» **What you should do**:
Output the records below again, precisely as they are written.
*** Opening of Exercise material ***
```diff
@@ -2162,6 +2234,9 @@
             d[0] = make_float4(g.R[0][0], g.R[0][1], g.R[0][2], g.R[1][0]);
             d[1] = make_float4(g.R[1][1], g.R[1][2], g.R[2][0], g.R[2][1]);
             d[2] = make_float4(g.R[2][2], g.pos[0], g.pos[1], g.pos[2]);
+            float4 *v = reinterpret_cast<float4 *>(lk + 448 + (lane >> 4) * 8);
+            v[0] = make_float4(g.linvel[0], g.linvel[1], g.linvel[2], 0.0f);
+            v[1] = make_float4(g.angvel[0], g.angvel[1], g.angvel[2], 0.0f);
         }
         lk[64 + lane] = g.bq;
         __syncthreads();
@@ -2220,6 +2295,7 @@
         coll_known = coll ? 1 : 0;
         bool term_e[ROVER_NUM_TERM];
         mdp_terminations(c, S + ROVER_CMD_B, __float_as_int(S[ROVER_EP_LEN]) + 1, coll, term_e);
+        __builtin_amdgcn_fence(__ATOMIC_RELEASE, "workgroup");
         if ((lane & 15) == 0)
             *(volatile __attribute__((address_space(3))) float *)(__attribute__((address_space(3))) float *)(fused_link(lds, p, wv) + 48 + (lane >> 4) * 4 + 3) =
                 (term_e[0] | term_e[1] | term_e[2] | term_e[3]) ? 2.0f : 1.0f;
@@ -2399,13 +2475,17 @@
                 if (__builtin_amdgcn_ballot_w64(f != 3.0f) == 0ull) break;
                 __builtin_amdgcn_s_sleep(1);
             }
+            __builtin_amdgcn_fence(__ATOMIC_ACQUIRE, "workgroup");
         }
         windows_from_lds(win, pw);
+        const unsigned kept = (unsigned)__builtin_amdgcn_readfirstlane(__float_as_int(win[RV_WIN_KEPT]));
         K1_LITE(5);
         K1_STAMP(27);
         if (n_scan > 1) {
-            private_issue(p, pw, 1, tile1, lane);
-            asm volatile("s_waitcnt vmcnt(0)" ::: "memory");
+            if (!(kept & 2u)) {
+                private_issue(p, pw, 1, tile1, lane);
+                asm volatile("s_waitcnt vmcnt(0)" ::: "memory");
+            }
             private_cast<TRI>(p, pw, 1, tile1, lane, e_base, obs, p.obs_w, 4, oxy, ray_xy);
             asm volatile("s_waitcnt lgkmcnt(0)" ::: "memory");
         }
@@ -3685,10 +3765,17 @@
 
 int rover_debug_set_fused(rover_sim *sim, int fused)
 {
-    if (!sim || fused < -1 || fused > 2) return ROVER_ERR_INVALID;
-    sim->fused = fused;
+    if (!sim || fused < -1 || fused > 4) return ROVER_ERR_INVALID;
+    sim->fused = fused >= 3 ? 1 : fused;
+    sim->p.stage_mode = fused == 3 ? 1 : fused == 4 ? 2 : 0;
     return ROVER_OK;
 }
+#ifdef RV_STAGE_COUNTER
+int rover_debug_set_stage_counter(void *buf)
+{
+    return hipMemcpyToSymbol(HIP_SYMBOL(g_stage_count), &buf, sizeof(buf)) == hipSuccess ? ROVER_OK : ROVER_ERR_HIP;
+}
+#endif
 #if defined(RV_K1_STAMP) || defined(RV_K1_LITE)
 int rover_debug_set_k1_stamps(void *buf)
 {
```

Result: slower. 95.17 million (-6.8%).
*** Close of Exercise material ***
» **Result below**:
```diff
@@ -2162,6 +2234,9 @@
             d[0] = make_float4(g.R[0][0], g.R[0][1], g.R[0][2], g.R[1][0]);
             d[1] = make_float4(g.R[1][1], g.R[1][2], g.R[2][0], g.R[2][1]);
             d[2] = make_float4(g.R[2][2], g.pos[0], g.pos[1], g.pos[2]);
+            float4 *v = reinterpret_cast<float4 *>(lk + 448 + (lane >> 4) * 8);
+            v[0] = make_float4(g.linvel[0], g.linvel[1], g.linvel[2], 0.0f);
+            v[1] = make_float4(g.angvel[0], g.angvel[1], g.angvel[2], 0.0f);
         }
         lk[64 + lane] = g.bq;
         __syncthreads();
@@ -2220,6 +2295,7 @@
         coll_known = coll ? 1 : 0;
         bool term_e[ROVER_NUM_TERM];
         mdp_terminations(c, S + ROVER_CMD_B, __float_as_int(S[ROVER_EP_LEN]) + 1, coll, term_e);
+        __builtin_amdgcn_fence(__ATOMIC_RELEASE, "workgroup");
         if ((lane & 15) == 0)
             *(volatile __attribute__((address_space(3))) float *)(__attribute__((address_space(3))) float *)(fused_link(lds, p, wv) + 48 + (lane >> 4) * 4 + 3) =
                 (term_e[0] | term_e[1] | term_e[2] | term_e[3]) ? 2.0f : 1.0f;
@@ -2399,13 +2475,17 @@
                 if (__builtin_amdgcn_ballot_w64(f != 3.0f) == 0ull) break;
                 __builtin_amdgcn_s_sleep(1);
             }
+            __builtin_amdgcn_fence(__ATOMIC_ACQUIRE, "workgroup");
         }
         windows_from_lds(win, pw);
+        const unsigned kept = (unsigned)__builtin_amdgcn_readfirstlane(__float_as_int(win[RV_WIN_KEPT]));
         K1_LITE(5);
         K1_STAMP(27);
         if (n_scan > 1) {
-            private_issue(p, pw, 1, tile1, lane);
-            asm volatile("s_waitcnt vmcnt(0)" ::: "memory");
+            if (!(kept & 2u)) {
+                private_issue(p, pw, 1, tile1, lane);
+                asm volatile("s_waitcnt vmcnt(0)" ::: "memory");
+            }
             private_cast<TRI>(p, pw, 1, tile1, lane, e_base, obs, p.obs_w, 4, oxy, ray_xy);
             asm volatile("s_waitcnt lgkmcnt(0)" ::: "memory");
         }
@@ -3685,10 +3765,17 @@
 
 int rover_debug_set_fused(rover_sim *sim, int fused)
 {
-    if (!sim || fused < -1 || fused > 2) return ROVER_ERR_INVALID;
-    sim->fused = fused;
+    if (!sim || fused < -1 || fused > 4) return ROVER_ERR_INVALID;
+    sim->fused = fused >= 3 ? 1 : fused;
+    sim->p.stage_mode = fused == 3 ? 1 : fused == 4 ? 2 : 0;
     return ROVER_OK;
 }
+#ifdef RV_STAGE_COUNTER
+int rover_debug_set_stage_counter(void *buf)
+{
+    return hipMemcpyToSymbol(HIP_SYMBOL(g_stage_count), &buf, sizeof(buf)) == hipSuccess ? ROVER_OK : ROVER_ERR_HIP;
+}
+#endif
 #if defined(RV_K1_STAMP) || defined(RV_K1_LITE)
 int rover_debug_set_k1_stamps(void *buf)
 {
```

Result: slower. 95.17 million (-6.8%).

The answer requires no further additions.